*** Block opens ***
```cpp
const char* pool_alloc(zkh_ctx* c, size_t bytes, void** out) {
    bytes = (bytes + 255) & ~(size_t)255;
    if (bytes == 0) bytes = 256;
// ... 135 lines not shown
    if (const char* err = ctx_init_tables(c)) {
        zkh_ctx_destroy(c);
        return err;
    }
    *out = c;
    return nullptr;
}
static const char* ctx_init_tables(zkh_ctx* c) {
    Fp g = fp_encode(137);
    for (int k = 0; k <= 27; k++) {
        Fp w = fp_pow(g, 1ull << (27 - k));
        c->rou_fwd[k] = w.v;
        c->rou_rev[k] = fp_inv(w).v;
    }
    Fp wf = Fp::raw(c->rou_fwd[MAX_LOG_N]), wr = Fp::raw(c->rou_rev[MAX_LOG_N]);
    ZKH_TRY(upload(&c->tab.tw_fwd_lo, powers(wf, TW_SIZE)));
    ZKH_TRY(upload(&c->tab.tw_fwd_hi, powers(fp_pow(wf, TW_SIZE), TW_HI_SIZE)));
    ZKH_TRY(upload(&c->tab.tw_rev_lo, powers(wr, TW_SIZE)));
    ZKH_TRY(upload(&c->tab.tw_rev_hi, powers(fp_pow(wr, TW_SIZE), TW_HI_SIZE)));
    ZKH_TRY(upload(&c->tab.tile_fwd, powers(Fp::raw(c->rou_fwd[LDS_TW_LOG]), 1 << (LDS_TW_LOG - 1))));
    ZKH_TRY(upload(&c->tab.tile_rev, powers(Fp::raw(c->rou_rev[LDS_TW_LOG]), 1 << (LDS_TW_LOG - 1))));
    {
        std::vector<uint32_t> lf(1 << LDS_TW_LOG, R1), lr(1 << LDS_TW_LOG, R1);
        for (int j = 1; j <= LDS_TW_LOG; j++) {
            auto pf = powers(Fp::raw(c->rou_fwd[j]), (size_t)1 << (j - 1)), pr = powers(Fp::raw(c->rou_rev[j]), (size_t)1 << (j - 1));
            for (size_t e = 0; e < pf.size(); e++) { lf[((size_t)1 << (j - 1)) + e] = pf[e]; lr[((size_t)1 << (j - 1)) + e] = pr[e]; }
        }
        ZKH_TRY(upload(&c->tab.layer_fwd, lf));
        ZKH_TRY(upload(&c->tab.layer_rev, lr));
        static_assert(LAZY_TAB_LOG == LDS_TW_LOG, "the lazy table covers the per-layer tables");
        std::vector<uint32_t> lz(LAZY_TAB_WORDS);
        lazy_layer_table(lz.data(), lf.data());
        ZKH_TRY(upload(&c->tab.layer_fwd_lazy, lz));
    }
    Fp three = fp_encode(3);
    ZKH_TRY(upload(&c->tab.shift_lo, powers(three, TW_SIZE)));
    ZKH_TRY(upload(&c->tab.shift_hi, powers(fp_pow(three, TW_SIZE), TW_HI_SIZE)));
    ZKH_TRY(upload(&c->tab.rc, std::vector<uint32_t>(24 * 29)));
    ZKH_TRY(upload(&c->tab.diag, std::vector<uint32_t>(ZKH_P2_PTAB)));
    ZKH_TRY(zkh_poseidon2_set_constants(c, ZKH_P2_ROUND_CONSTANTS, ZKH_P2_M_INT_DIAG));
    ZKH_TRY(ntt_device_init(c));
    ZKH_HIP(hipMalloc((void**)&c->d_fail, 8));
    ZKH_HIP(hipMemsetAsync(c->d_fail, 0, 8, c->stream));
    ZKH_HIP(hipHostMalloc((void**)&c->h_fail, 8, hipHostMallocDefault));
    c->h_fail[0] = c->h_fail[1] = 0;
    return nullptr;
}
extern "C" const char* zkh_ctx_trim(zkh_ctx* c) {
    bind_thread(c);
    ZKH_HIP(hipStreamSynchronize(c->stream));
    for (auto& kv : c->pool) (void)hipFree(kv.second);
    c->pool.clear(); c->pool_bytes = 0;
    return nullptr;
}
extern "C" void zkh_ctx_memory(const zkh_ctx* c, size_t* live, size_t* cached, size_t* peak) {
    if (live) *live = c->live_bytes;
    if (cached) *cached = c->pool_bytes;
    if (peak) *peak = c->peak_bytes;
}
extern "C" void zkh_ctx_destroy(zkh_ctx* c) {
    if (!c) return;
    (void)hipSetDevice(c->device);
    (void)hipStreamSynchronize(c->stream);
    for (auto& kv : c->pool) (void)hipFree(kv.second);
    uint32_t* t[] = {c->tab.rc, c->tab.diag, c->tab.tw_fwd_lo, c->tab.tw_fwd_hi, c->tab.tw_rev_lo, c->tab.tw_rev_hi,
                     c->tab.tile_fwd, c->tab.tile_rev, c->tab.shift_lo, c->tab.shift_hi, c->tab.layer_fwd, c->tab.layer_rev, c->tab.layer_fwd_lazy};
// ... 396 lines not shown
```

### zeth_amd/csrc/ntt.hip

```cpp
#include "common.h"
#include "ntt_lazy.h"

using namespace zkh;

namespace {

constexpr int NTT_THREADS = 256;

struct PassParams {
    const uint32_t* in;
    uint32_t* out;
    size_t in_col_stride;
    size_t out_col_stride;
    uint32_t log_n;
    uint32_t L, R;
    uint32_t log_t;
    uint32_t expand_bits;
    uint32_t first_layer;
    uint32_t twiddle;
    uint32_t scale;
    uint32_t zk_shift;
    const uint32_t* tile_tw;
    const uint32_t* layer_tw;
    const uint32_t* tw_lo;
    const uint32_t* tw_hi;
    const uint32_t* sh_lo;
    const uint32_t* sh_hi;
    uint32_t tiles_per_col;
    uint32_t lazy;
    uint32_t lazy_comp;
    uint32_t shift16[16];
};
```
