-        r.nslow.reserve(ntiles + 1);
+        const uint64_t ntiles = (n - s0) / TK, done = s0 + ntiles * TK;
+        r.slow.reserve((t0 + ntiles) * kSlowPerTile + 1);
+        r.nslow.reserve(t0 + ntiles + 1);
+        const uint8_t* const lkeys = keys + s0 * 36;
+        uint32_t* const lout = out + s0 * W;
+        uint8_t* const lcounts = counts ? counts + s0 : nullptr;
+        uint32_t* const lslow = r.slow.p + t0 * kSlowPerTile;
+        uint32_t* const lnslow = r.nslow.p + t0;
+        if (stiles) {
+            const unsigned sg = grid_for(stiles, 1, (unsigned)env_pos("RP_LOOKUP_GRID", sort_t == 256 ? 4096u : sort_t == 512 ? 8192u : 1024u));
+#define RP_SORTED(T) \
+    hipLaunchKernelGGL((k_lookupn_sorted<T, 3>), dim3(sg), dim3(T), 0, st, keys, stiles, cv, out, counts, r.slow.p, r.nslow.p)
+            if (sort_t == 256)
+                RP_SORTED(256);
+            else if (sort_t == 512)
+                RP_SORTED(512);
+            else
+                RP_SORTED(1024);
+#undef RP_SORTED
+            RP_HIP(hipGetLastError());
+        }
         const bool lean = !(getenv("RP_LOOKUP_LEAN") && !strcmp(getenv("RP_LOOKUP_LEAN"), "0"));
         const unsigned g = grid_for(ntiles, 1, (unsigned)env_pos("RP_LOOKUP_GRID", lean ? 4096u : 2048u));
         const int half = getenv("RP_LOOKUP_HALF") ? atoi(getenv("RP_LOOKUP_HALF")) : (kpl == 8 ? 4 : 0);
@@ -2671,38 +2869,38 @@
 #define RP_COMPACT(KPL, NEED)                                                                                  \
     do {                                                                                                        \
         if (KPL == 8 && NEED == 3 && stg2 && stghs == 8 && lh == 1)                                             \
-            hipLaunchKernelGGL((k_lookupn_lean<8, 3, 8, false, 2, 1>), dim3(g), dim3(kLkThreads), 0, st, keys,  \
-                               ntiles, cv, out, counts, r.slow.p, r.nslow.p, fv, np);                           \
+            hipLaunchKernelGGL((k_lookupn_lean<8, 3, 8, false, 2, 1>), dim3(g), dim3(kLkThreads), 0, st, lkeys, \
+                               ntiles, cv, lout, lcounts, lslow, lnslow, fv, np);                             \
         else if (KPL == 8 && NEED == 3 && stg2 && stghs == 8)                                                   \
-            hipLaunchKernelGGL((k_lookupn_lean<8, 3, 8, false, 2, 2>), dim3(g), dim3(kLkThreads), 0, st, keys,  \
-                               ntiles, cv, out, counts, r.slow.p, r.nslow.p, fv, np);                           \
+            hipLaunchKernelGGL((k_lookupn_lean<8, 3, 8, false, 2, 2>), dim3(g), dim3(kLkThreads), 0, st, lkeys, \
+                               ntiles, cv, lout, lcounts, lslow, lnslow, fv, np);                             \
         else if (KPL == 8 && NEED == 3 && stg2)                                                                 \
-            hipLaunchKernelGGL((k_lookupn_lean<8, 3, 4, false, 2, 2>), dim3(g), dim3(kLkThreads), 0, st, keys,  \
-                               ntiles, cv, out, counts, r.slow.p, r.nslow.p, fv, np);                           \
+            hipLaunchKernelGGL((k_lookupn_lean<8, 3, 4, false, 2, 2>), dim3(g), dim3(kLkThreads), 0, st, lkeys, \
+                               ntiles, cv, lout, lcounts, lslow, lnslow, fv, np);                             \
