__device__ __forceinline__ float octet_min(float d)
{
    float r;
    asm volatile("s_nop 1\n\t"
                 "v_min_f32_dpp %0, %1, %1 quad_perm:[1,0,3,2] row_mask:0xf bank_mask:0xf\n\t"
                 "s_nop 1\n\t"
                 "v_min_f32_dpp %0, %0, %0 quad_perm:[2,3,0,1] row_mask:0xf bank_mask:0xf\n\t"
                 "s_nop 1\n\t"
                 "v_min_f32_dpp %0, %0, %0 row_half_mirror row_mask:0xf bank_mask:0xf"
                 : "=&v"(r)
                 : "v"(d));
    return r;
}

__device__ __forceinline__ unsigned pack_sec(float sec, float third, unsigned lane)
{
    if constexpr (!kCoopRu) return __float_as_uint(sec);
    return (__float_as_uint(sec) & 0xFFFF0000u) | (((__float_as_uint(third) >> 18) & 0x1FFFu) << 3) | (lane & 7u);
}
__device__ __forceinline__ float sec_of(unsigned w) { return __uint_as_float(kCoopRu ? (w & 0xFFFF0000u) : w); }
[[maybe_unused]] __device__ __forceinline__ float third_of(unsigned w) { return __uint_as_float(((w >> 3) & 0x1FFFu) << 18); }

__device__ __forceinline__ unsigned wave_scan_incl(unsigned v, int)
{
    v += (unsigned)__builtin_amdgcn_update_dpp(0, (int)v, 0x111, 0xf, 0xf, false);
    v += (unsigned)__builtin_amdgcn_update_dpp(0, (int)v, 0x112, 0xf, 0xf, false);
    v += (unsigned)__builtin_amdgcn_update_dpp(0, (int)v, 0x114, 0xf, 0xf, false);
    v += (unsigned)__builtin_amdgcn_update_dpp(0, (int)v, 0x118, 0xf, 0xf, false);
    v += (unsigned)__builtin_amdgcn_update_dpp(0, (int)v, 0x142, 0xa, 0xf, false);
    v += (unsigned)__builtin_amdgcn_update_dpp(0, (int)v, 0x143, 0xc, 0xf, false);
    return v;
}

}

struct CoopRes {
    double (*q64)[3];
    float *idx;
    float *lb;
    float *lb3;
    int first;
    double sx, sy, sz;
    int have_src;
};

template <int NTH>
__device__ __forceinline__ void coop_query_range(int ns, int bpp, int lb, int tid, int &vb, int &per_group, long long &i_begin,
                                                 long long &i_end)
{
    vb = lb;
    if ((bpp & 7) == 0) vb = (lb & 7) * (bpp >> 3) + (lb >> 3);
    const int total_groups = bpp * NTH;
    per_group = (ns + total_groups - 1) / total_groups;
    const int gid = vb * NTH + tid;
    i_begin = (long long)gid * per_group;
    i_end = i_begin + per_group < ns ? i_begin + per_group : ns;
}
*** Block closes ***
> PROBLEM DESCRIPTION
Give again exactly, and only, the lines above starting at the one with "else if (KPL == 8 && NEED == 3 && stg2)" and ending at the one with "template <int NTH>".

> REPLY TO THE EXERCISE
         else if (KPL == 8 && NEED == 3 && stg2)                                                                 \
-            hipLaunchKernelGGL((k_lookupn_lean<8, 3, 4, false, 2, 2>), dim3(g), dim3(kLkThreads), 0, st, keys,  \
-                               ntiles, cv, out, counts, r.slow.p, r.nslow.p, fv, np);                           \
+            hipLaunchKernelGGL((k_lookupn_lean<8, 3, 4, false, 2, 2>), dim3(g), dim3(kLkThreads), 0, st, lkeys, \
+                               ntiles, cv, lout, lcounts, lslow, lnslow, fv, np);                             \
__device__ __forceinline__ float octet_min(float d)
{
    float r;
    asm volatile("s_nop 1\n\t"
                 "v_min_f32_dpp %0, %1, %1 quad_perm:[1,0,3,2] row_mask:0xf bank_mask:0xf\n\t"
                 "s_nop 1\n\t"
                 "v_min_f32_dpp %0, %0, %0 quad_perm:[2,3,0,1] row_mask:0xf bank_mask:0xf\n\t"
                 "s_nop 1\n\t"
                 "v_min_f32_dpp %0, %0, %0 row_half_mirror row_mask:0xf bank_mask:0xf"
                 : "=&v"(r)
                 : "v"(d));
    return r;
}

__device__ __forceinline__ unsigned pack_sec(float sec, float third, unsigned lane)
{
    if constexpr (!kCoopRu) return __float_as_uint(sec);
    return (__float_as_uint(sec) & 0xFFFF0000u) | (((__float_as_uint(third) >> 18) & 0x1FFFu) << 3) | (lane & 7u);
}
__device__ __forceinline__ float sec_of(unsigned w) { return __uint_as_float(kCoopRu ? (w & 0xFFFF0000u) : w); }
[[maybe_unused]] __device__ __forceinline__ float third_of(unsigned w) { return __uint_as_float(((w >> 3) & 0x1FFFu) << 18); }

__device__ __forceinline__ unsigned wave_scan_incl(unsigned v, int)
{
    v += (unsigned)__builtin_amdgcn_update_dpp(0, (int)v, 0x111, 0xf, 0xf, false);
    v += (unsigned)__builtin_amdgcn_update_dpp(0, (int)v, 0x112, 0xf, 0xf, false);
    v += (unsigned)__builtin_amdgcn_update_dpp(0, (int)v, 0x114, 0xf, 0xf, false);
    v += (unsigned)__builtin_amdgcn_update_dpp(0, (int)v, 0x118, 0xf, 0xf, false);
    v += (unsigned)__builtin_amdgcn_update_dpp(0, (int)v, 0x142, 0xa, 0xf, false);
    v += (unsigned)__builtin_amdgcn_update_dpp(0, (int)v, 0x143, 0xc, 0xf, false);
    return v;
}

}

struct CoopRes {
    double (*q64)[3];
    float *idx;
    float *lb;
    float *lb3;
    int first;
    double sx, sy, sz;
    int have_src;
};

template <int NTH>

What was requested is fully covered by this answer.